Una mujer de 46 años fue detenida en la localidad bonaerense de Lincoln acusada de asesinar a su esposo de 73, luego de que intentara convencer a los investigadores que la víctima falleció durante un robo. Habían contraído matrimonio un año atrás.
Florencio Bearzotti era jubilado y tenía 73 años. Apareció muerto en su casa con 15 puñaladas. A pesar desde que en un primer momento se intentó instalar el móvil del robo, los investigadores detuvieron a una mujer de 46 años con la que se había casado en secreto hace un año atrás.

Lincoln.flv
El brutal crimen se descubrió el domingo al mediodía. Fue la detenida, de 46 años, quien salió a los gritos de la vivienda de Almirante Brown al 100 porque había encontrado el cuerpo del jubilado a metros de la puerta de calle de la casa.

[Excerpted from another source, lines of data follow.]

class Problem:

    def __init__(self, init, lb, ub, mom, w=None, ns=10000, objective_id=A.SMM_OBJ_NORM, obj_params=None):
        self.init = A.f64(init); self.lb = A.f64(lb); self.ub = A.f64(ub)
        self.mom = A.f64(mom)
        self.w = A.f64(np.full(len(self.mom), np.nan) if w is None else w)
        self.np = len(self.init); self.nm = len(self.mom); self.ns = int(ns)
        self.objective_id = int(objective_id)
        self.obj_params = None if obj_params is None else A.f64(obj_params)
        assert len(self.lb) == self.np and len(self.ub) == self.np and len(self.w) == self.nm

    def struct(self):
        p = A.smm_problem_t()
        p.np, p.nm, p.ns, p.objective_id = self.np, self.nm, self.ns, self.objective_id
        p.init, p.lb, p.ub, p.mom, p.w = map(A.dptr, (self.init, self.lb, self.ub, self.mom, self.w))
        p.obj_params = A.dptr(self.obj_params)
        p.n_obj_params = 0 if self.obj_params is None else len(self.obj_params)
# ... 529 lines not shown
                 converged=np.empty(K, np.int32))
        s = self._out(A.smm_opt_slices_t, r)
        self._check(self._fn("opt_slices")(self._ctx, A.dptr(st), K, int(npoints), float(tol), float("nan") if update is None else float(update),
                                           int(max_cycles), C.byref(s)))
        r["evaluated"] = int(s.evaluated)
        return r

    def opt_simplex(self, starts, step=0.05, adaptive=False, xatol=1e-4, fatol=1e-4, max_iter=None):
        st, K = self._opt_starts("opt_simplex", starts)
        V = self.np + 1
        r = dict(best=np.empty((self.np, K)), value=np.empty(K), sim_moments=np.empty((self.nm, K)), simplex=np.empty((V, self.np, K)),
                 simplex_value=np.empty((V, K)), size_x=np.empty(K), size_f=np.empty(K), iterations=np.empty(K, np.int32),
                 status=np.empty(K, np.int32), moves=np.empty((5, K), np.int32), n_eval=np.empty(K, np.int32))
        s = self._out(A.smm_opt_simplex_t, r)
        self._check(self._fn("opt_simplex")(self._ctx, A.dptr(st), K, float(step), int(bool(adaptive)), float(xatol), float(fatol),
                                            200 * self.np if max_iter is None else int(max_iter), C.byref(s)))
        r["evaluated"] = int(s.evaluated)
        return r

    def opt_lm(self, starts, fd_step=1e-4, lambda0=1e-3, lambda_up=10, lambda_down=10, xtol=1e-8, ftol=1e-12, gtol=0.0, max_iter=100,
               max_tries=12):
        st, K = self._opt_starts("opt_lm", starts)
        i32 = lambda *shape: np.empty(shape, np.int32)
        r = dict(best=np.empty((self.np, K)), value=np.empty(K), sim_moments=np.empty((self.nm, K)), ssr=np.empty(K), grad=np.empty((self.np, K)),
                 jac=np.empty((self.nm, self.np, K)), step=np.empty(K), dF=np.empty(K), active=i32(self.np, K), iterations=i32(K), tries=i32(K),
                 n_eval=i32(K), status=i32(K))
        r["lambda"] = np.empty(K)
        s = self._out(A.smm_opt_lm_t, r)
        self._check(self._fn("opt_lm")(self._ctx, A.dptr(st), K, float(fd_step), float(lambda0), float(lambda_up), float(lambda_down), float(xtol),
                                       float(ftol), float(gtol), int(max_iter), int(max_tries), C.byref(s)))
        r["evaluated"] = int(s.evaluated)
        return r

    def abc_pmc(self, n_particles, n_keep, max_gen=20, p_acc_min=0.05, scale=2.0, ridge=0.0, probs=()):
        Ap, G1 = max(int(n_keep), 0), max(int(max_gen), 0) + 1
        pr = A.f64(list(probs))
        r = dict(theta=np.empty((self.np, Ap)), value=np.empty(Ap), sim_moments=np.empty((self.nm, Ap)), weight=np.empty(Ap), logw=np.empty(Ap),
                 born=np.empty(Ap, np.int32), eps=np.empty(G1), p_acc=np.empty(G1), gen_ess=np.empty(G1), n_outside=np.empty(G1, np.int32),
                 n_invalid=np.empty(G1, np.int32), n_underflow=np.empty(G1, np.int32), n_new_kept=np.empty(G1, np.int32),
                 mean=np.empty(self.np), cov=np.empty((self.np, self.np)), quantile=np.empty((len(pr), self.np)))
        s = self._out(A.smm_abc_pmc_t, r)
        self._check(self._fn("abc_pmc")(self._ctx, int(n_particles), int(n_keep), int(max_gen), float(p_acc_min), float(scale), float(ridge),
                                        A.dptr(pr) if len(pr) else None, len(pr), C.byref(s)))
        for f in ("ess", "n_kept", "generations", "status", "evaluated"):
            r[f] = getattr(s, f)
        return r

    def sens_sobol(self, n_base, lo=None, hi=None):
        F = self.nm + 1
        box = [None if b is None else A.f64(list(np.asarray(b, float).reshape(-1))) for b in (lo, hi)]
        for b in box:
            if b is not None and len(b) != self.np:
                raise ValueError("sens_sobol: lo and hi take one entry per parameter")
        r = dict(mean=np.empty(F), var=np.empty(F), centre=np.empty(F))
        for f in ("first", "total", "v_first", "v_total", "se_first", "se_total"):
            r[f] = np.empty((F, self.np))
        s = self._out(A.smm_sens_sobol_t, r)
        self._check(self._fn("sens_sobol")(self._ctx, int(n_base), *[None if b is None else A.dptr(b) for b in box], C.byref(s)))
        for f in ("n_complete", "n_invalid", "evaluated"):
            r[f] = int(getattr(s, f))
        return r

    def timing(self):
        t = A.smm_timing_t()
        self._check(self._fn("get_timing")(self._ctx, C.byref(t)))
        return t

    def set_profiling(self, on=True):
        self._check(self._fn("set_profiling")(self._ctx, int(on)))

    def set_persistent(self, on=True):
        self._check(self._fn("set_persistent")(self._ctx, int(bool(on))))

    def describe(self):
        buf = C.create_string_buffer(256)
        self._check(self._fn("describe")(self._ctx, buf, 256))
        return dict(kv.split("=", 1) for kv in buf.value.decode().split())

    def persistent_info(self):
        a, l, r = C.c_int32(0), C.c_int32(0), C.c_int32(0)
        self._check(self._fn("get_persistent")(self._ctx, C.byref(a), C.byref(l), C.byref(r)))
        return bool(a.value), int(l.value), int(r.value)

    def Z(self):
        z = np.empty((self.nm, self.problem.ns))
        self._check(self._fn("get_Z")(self._ctx, A.dptr(z)))
        return z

Según fuentes policiales, la vivienda del jubilado estaba desordenada y los cajones del placard habían sido revueltos. Por eso, en un principio se creyó que se trataba de un robo.

Sin embargo, el testimonio de la mujer hizo sospechar a los investigadores. Dijo que a la hora del crimen estaba en otro lugar pero luego se comprobó que no era cierto.

Ante esa situación, la esposa del hombre fue aprehendida como sospechosa de haber participado en el homicidio, aunque los investigadores procuraban determinar si hubo otras personas que también cometieron el ataque. Un hombre vinculado a la mujer estaría también demorado.

Una fuente del caso reveló que el año pasado la pareja se casó con el objetivo de que la mujer cobrara una pensión como viuda en caso que Bearzotti falleciera.

En la comisaría local se instruyeron actuaciones por "homicidio" y tomó intervención el fiscal Angel Quidiello, titular de la UFI 7.